Unlocking investment is critical to developing a sustainable landscape where replicable and scalable approaches are rolled out across the country and beyond. Investors need to understand the business models that will ensure liquidity and create profitable return rates from projects. While the technology mix is important in fulfilling that business model, it is not the defining factor in a programme that aims to integrate multiple component parts; it is the services that are supplied, the revenue these generate, the capital required, and the contractual relationships involved. That is where the Industrial Strategy Challenge Fund, and specifically the £100m Prospering from the Energy Revolution challenge come in.

Whereas most innovation funding seeks to develop technology and then launch it to market, the Energy Revolution challenge aims to start with business models that can deliver the right outcomes. These determine what services are required and in turn what technical system and components are demanded. This business model-led approach will aim to develop investable propositions while providing consumers with what they actually want, rather than what a particular technology may be able to provide.

Creating prosperous communities across the UK is one of the five foundations of the Government’s modern Industrial Strategy, and ‘place’ can play a role in delivering positive outcomes from the energy revolution. Novel energy approaches based around local areas can make good use of local convening and planning powers in local authorities and enterprise partnerships. They can also help to drive local benefits such as high-value jobs associated with installation and maintenance of more distributed systems (jobs akin to the plumbing and heating industry); lower costs for consumers to help alleviate fuel poverty; increased local disposable income; improved energy efficiency, helping achieve local authority ambitions; and reduced air pollution.

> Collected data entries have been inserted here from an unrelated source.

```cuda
int ygg_debug_level_histogram(ygg_gbt* h, int32_t level, const ygg_hist_plan* plan, const float* gradients,
                              const float* second, const int32_t* slot_of_row, int32_t n_slots, uint64_t* out_sum,
                              uint32_t* out_cnt, uint64_t* out_second, float* out_scales) {
  if (!h || !gradients || !slot_of_row || !out_sum || !out_cnt || !out_scales) return set_error(YGG_ERR_INVALID_ARGUMENT, "null argument");
  if (level < 0 || level >= h->num_levels) return set_error(YGG_ERR_INVALID_ARGUMENT, "level %d outside [0, %d)", level, h->num_levels);
  if (n_slots < 1 || n_slots > 254) return set_error(YGG_ERR_INVALID_ARGUMENT, "n_slots=%d outside [1, 254] (8-bit slots)", n_slots);
  const bool hh = hist_hess(h);
  if (hh != (second != nullptr) || hh != (out_second != nullptr))
    return set_error(YGG_ERR_INVALID_ARGUMENT, hh ? "this handle keeps a second histogram plane: `second` and `out_second` are required"
                                                  : "this handle keeps no second histogram plane: `second` and `out_second` must be NULL");
  const float v_pow2 = hh ? (weighted(h) ? h->w_pow2 : h_pow2_of(h)) : 0.f;
  const int64_t n = h->ds->n;
  bool all_slot0 = true;
  for (int64_t r = 0; r < n; r++) {
    if (!std::isfinite(gradients[r])) return set_error(YGG_ERR_INVALID_ARGUMENT, "gradient of row %lld is not finite", static_cast<long long>(r));
    if (hh && !(second[r] >= 0.f && second[r] <= v_pow2))
      return set_error(YGG_ERR_INVALID_ARGUMENT, "second-plane value of row %lld outside [0, %g]", static_cast<long long>(r), v_pow2);
    if (slot_of_row[r] < -1 || slot_of_row[r] >= n_slots)
      return set_error(YGG_ERR_INVALID_ARGUMENT, "slot %d of row %lld outside [-1, %d)", slot_of_row[r], static_cast<long long>(r), n_slots);
    all_slot0 &= slot_of_row[r] == 0;
  }
  HistLaunch pl{};
  if (plan == nullptr) {
    pl = h->hist_plan[level];
    if (n_slots > level_slot_bound(h, level))
      return set_error(YGG_ERR_INVALID_ARGUMENT, "the plan of level %d holds %d slots, %d requested", level, level_slot_bound(h, level), n_slots);
  } else {
    const ygg_hist_plan& p = *plan;
    if (p.mode < YGG_HIST_ROOT_SUM || p.mode > YGG_HIST_SEGMENTED) return set_error(YGG_ERR_INVALID_ARGUMENT, "unknown mode %d", p.mode);
    if (p.chunk_blocks < 1 || p.chunk_blocks > kHistMaxChunkBlocks)
      return set_error(YGG_ERR_INVALID_ARGUMENT, "chunk_blocks=%d outside [1, %d]", p.chunk_blocks, kHistMaxChunkBlocks);
    if (p.grid < 1 || p.grid > 65535) return set_error(YGG_ERR_INVALID_ARGUMENT, "grid=%d outside [1, 65535]", p.grid);
    if (p.slot_window < 0) return set_error(YGG_ERR_INVALID_ARGUMENT, "slot_window=%d", p.slot_window);
    pl.chunk = p.chunk_blocks; pl.grid = p.grid;
    if (p.mode == YGG_HIST_HIST2) {
      if (p.group != 8 && p.group != 16 && p.group != 32) return set_error(YGG_ERR_INVALID_ARGUMENT, "k_hist2: %d feature lanes (8, 16 or 32)", p.group);
      if (p.hist2_tiles != 1 && p.hist2_tiles != 2) return set_error(YGG_ERR_INVALID_ARGUMENT, "k_hist2: %d sub-tiles (1 or 2)", p.hist2_tiles);
      if (p.slot_window != 0) return set_error(YGG_ERR_INVALID_ARGUMENT, "k_hist2 has no multi-pass form");
      if (n_slots > 2) return set_error(YGG_ERR_INVALID_ARGUMENT, "k_hist2 with %d slots (at most 2)", n_slots);
      if (hist2_smem_bytes(p.group, n_slots, p.hist2_tiles, level == 0) > kHist2SmemBudget)
        return set_error(YGG_ERR_INVALID_ARGUMENT, "k_hist2 needs %zu bytes of shared memory (budget 216 KB)", hist2_smem_bytes(p.group, n_slots, p.hist2_tiles, level == 0));
      pl.FL = p.group; pl.T = p.hist2_tiles; pl.S = n_slots; pl.G = 1; pl.passes = 1;
      pl.mode = level == 0 ? kHistRootSum : kHistPacked;
    } else if (p.mode == YGG_HIST_SEGMENTED) {
      if (level == 0) return set_error(YGG_ERR_INVALID_ARGUMENT, "k_hist_seg runs below the root only");
      if (hh) return set_error(YGG_ERR_INVALID_ARGUMENT, "a second histogram plane is accumulated by the shared layout only");
      if (p.group != 8 && p.group != 16 && p.group != 32) return set_error(YGG_ERR_INVALID_ARGUMENT, "k_hist_seg: %d feature lanes (8, 16 or 32)", p.group);
      if (p.slot_window != 0) return set_error(YGG_ERR_INVALID_ARGUMENT, "k_hist_seg has no multi-pass form");
      pl.SL = p.group; pl.S = n_slots; pl.G = 1; pl.passes = 1;
      pl.mode = kHistPacked;
    } else {
      if (p.group < 1 || p.group > 8) return set_error(YGG_ERR_INVALID_ARGUMENT, "k_hist: group=%d outside [1, 8]", p.group);
      pl.mode = p.mode == YGG_HIST_ROOT_SUM ? kHistRootSum : p.mode == YGG_HIST_PACKED ? kHistPacked : kHistShared;
      pl.G = p.group;
      if (p.slot_window > 0) {
        if (pl.mode == kHistRootSum) return set_error(YGG_ERR_INVALID_ARGUMENT, "the root layout has no multi-pass form");
        pl.window = p.slot_window; pl.S = p.slot_window + 1; pl.passes = (n_slots + p.slot_window - 1) / p.slot_window;
      } else {
        pl.S = n_slots; pl.passes = 1;
      }
      size_t budget = 0;
      YGG_RETURN_IF_ERROR(hist_smem_budget(h->ds->device, &budget));
      if (hist_smem_bytes(pl.G, pl.S, hh, pl.mode) > budget)
        return set_error(YGG_ERR_INVALID_ARGUMENT, "k_hist with G=%d and %d slots per pass needs %zu bytes of shared memory (budget %zu)",
                         pl.G, pl.S, hist_smem_bytes(pl.G, pl.S, hh, pl.mode), budget);
    }
  }
  if (hh && (pl.FL > 0 || pl.SL > 0 || pl.mode != kHistShared))
    return set_error(YGG_ERR_INVALID_ARGUMENT, "a second histogram plane is accumulated by the shared layout only");
  if (pl.mode == kHistRootSum && (level != 0 || sampling(h) || !all_slot0 || n_slots != 1))
    return set_error(YGG_ERR_INVALID_ARGUMENT, "the root layouts need level 0, no row sampling and every row in slot 0");
  if (h->wide_total > 0 && n_slots > h->wide_slots)
    return set_error(YGG_ERR_INVALID_ARGUMENT, "the wide-column planes of this handle hold %d slots, %d requested", h->wide_slots, n_slots);
  YGG_CUDA(cudaSetDevice(h->ds->device));
  (void)cudaGetLastError();
  if (pl.mode == kHistPacked) {
    const int sub = sub_blocks_of(h);
    if (pl.chunk % sub != 0)
      return set_error(YGG_ERR_INVALID_ARGUMENT, "packed layout: chunk_blocks=%d is not a multiple of the %d-block sub-chunk", pl.chunk, sub);
    uint32_t* d_sub = nullptr;
    uint32_t m = 0;
    const int st = chunk_max_count(h, pl.chunk, &d_sub, &m);
    dev_free(d_sub);
    YGG_RETURN_IF_ERROR(st);
    if (m > kPackedMaxUpdates)
      return set_error(YGG_ERR_INVALID_ARGUMENT, "packed layout: a bin receives %u rows in one chunk of %d blocks (at most %u)", m, pl.chunk, kPackedMaxUpdates);
  }
  if (pl.mode == kHistRootSum) YGG_RETURN_IF_ERROR(ensure_root_counts(h));
  YGG_RETURN_IF_ERROR(raise_hist_smem_caps_once(h->ds->device));

  const int64_t n_pad = h->ds->n_pad;
  const int f_hist = h->hist_f_end - h->hist_f_begin;
  std::vector<uint8_t> sel(n), slot8(n);
  for (int64_t r = 0; r < n; r++) {
    sel[r] = slot_of_row[r] >= 0 ? 1 : 0;
    slot8[r] = static_cast<uint8_t>(slot_of_row[r] >= 0 ? slot_of_row[r] : 0);
  }
  std::vector<LevelDesc> lv(32, LevelDesc{0, 0, 0, 0});
  lv[level] = LevelDesc{0, n_slots, n_slots, 0};
  const LevelBuf probe = level_buf(h, n_slots, 1);
  float *d_g = nullptr, *d_v = nullptr;
  uint8_t *d_sel = nullptr, *d_slot = nullptr;
  uint16_t* d_nor = nullptr;
  DeviceState* d_st = nullptr;
  LevelDesc* d_lv = nullptr;
  unsigned long long *d_stats = nullptr, *d_buf = nullptr;
  auto run = [&]() -> int {
    YGG_RETURN_IF_ERROR(dev_alloc(&d_g, n));
    if (hh) YGG_RETURN_IF_ERROR(dev_alloc(&d_v, n));
    YGG_RETURN_IF_ERROR(dev_alloc(&d_sel, n));
    YGG_RETURN_IF_ERROR(dev_alloc(&d_slot, n));
    YGG_RETURN_IF_ERROR(dev_alloc(&d_nor, n_pad));
    YGG_RETURN_IF_ERROR(dev_alloc(&d_st, 1));
    YGG_RETURN_IF_ERROR(dev_alloc(&d_lv, lv.size()));
    YGG_RETURN_IF_ERROR(dev_alloc(&d_stats, 3));
    YGG_RETURN_IF_ERROR(dev_alloc(&d_buf, probe.total_u64));
// ... 491 lines not shown
```

yggdrasil-decision-forests_b200/csrc/ygg_kernels.cuh:

```cuda
#pragma once
#include <cstdint>
#include <cuda_runtime.h>

#include "ygg_device.cuh"
#include "ygg_hist.cuh"
#include "ygg_hist2.cuh"

namespace ygg {

__device__ __forceinline__ unsigned long long warp_sum_u64(unsigned long long v) {
#pragma unroll
  for (int o = 16; o > 0; o >>= 1) v += __shfl_xor_sync(0xffffffffu, v, o);
  return v;
}
__device__ __forceinline__ double warp_sum_f64(double v) {
#pragma unroll
  for (int o = 16; o > 0; o >>= 1) v += __shfl_xor_sync(0xffffffffu, v, o);
  return v;
}

__device__ __forceinline__ float pow2_cover(unsigned int max_bits) {
  if (max_bits == 0u) return 1.f;
  const int e = static_cast<int>(max_bits >> 23) - 127;
  const bool exact = (max_bits & 0x7FFFFFu) == 0u;
  return exact ? exp2f(static_cast<float>(e)) : exp2f(static_cast<float>(e + 1));
}

constexpr int kLossParts = 4096;
struct LossPartials {
  double loss[kLossParts];
  unsigned long long correct[kLossParts];
  unsigned int done;
};
__device__ __forceinline__ void reduce_loss_in_order(LossPartials* part, double loss, unsigned long long correct, double* out_loss,
                                                     unsigned long long* out_correct) {
  __shared__ bool s_last;
  __shared__ double s_l[256];
  __shared__ unsigned long long s_c[256];
  if (threadIdx.x == 0) {
    part->loss[blockIdx.x] = loss;
    part->correct[blockIdx.x] = correct;
    __threadfence();
    s_last = atomicInc(&part->done, gridDim.x - 1) == gridDim.x - 1;
  }
  __syncthreads();
  if (!s_last) return;
  __threadfence();
  double l = 0;
  unsigned long long c = 0;
  for (unsigned int i = threadIdx.x; i < gridDim.x; i += 256) {
    l += reinterpret_cast<volatile double*>(part->loss)[i];
    c += reinterpret_cast<volatile unsigned long long*>(part->correct)[i];
  }
  s_l[threadIdx.x] = l;
  s_c[threadIdx.x] = c;
  __syncthreads();
  if (threadIdx.x == 0) {
    for (int i = 1; i < 256; i++) { l += s_l[i]; c += s_c[i]; }
    *out_loss = l;
// ... 1571 lines not shown
```

Before: 163.9.

## Add TMA-pipelined 32-feature-lane root histogram kernel with carry-split 64-bit sums

Adds a dedicated root-level histogram kernel, k_hist_root. It streams 32 feature columns plus the q24 gradients per 1024-row tile into shared memory with a 4-stage bulk-copy/mbarrier pipeline. Each lane owns one feature and accumulates 32-bit low words with shared atomics, detecting carries to bump a separate high word, which avoids 64-bit shared atomics. The planner selects it at level 0 in root-sum mode when at least 32 features are present and the shared memory fits. The trade-off is a large 1024-thread, one-block-per-SM footprint and more complex flushing to the global histogram.

```diff
diff --git a/yggdrasil-decision-forests_b200/_build.py b/yggdrasil-decision-forests_b200/_build.py
--- a/yggdrasil-decision-forests_b200/_build.py
+++ b/yggdrasil-decision-forests_b200/_build.py
@@ -7,7 +7,7 @@
 EXTRA_FLAGS = os.environ.get("YGG_B200_NVCC_FLAGS", "").split()
 SOURCES = ["ygg_engine.cu", "ygg_dataspec.cc", "ygg_model_io.cc", "ygg_comm.cc", "ygg_binning.cu"]
 HEADERS = ["ygg_device.cuh", "ygg_kernels.cuh", "../../include/ygg_b200.h",
-           "../../include/ygg_b200_dataspec.h", "../../include/ygg_b200_model.h", "ygg_hist.cuh", "ygg_hist_seg.cuh", "ygg_wide.cuh", "ygg_presort.cuh",
+           "../../include/ygg_b200_dataspec.h", "../../include/ygg_b200_model.h", "ygg_hist.cuh", "ygg_hist_root.cuh", "ygg_hist_seg.cuh", "ygg_wide.cuh", "ygg_presort.cuh",
            "../../include/ygg_b200_comm.h", "ygg_internal.h"]
 
 NVCC_FLAGS = [
diff --git a/yggdrasil-decision-forests_b200/csrc/ygg_engine.cu b/yggdrasil-decision-forests_b200/csrc/ygg_engine.cu
--- a/yggdrasil-decision-forests_b200/csrc/ygg_engine.cu
+++ b/yggdrasil-decision-forests_b200/csrc/ygg_engine.cu
@@ -119,6 +119,7 @@
   int window, passes;
   int FL, T;
   int SL;
+  int RL;
 };
 
 struct ygg_gbt {
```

This part of the Industrial Strategy Challenge Fund therefore aims to deliver some key objectives:

  • Prove investable, scalable local business models that;
  • Use intelligent, integrated approaches to deliver cleaner, cheaper energy services
  • Help develop more prosperous and resilient communities
  • Benefit the national energy system as a whole. 
  • Unlock a ten-fold increase in future investment in local integrated energy systems versus business as usual in the 2020s.
  • Create real world proving grounds to accelerate new products and services to full commercialisation
  • Build UK leadership in integrated energy provision. 

 

These ambitious objectives will be delivered over the coming four years via a series of large scale demonstrators alongside development of future designs for local energy approaches. Between them these will prove the most ground-breaking of today’s local energy plans at scale in the real world and develop the next generation of detailed designs that form a pipeline of investable projects for the 2020s. Gaps in underpinning technologies will be targeted in an innovation accelerator programme.  A research consortium will be funded to pull together knowledge from across the academic landscape. And lastly the Energy Systems Catapult will deliver a programme integration service which will provide capability into projects and perhaps most importantly ensure insight from the programme on different types of energy model.

At UK Research and Innovation, we are excited about this ambitious programme, but we cannot deliver it on our own. Its success will depend on the engagement of key stakeholders across the sector and beyond as we seek to accelerate our understanding of the energy revolution. That’s where the industry come in.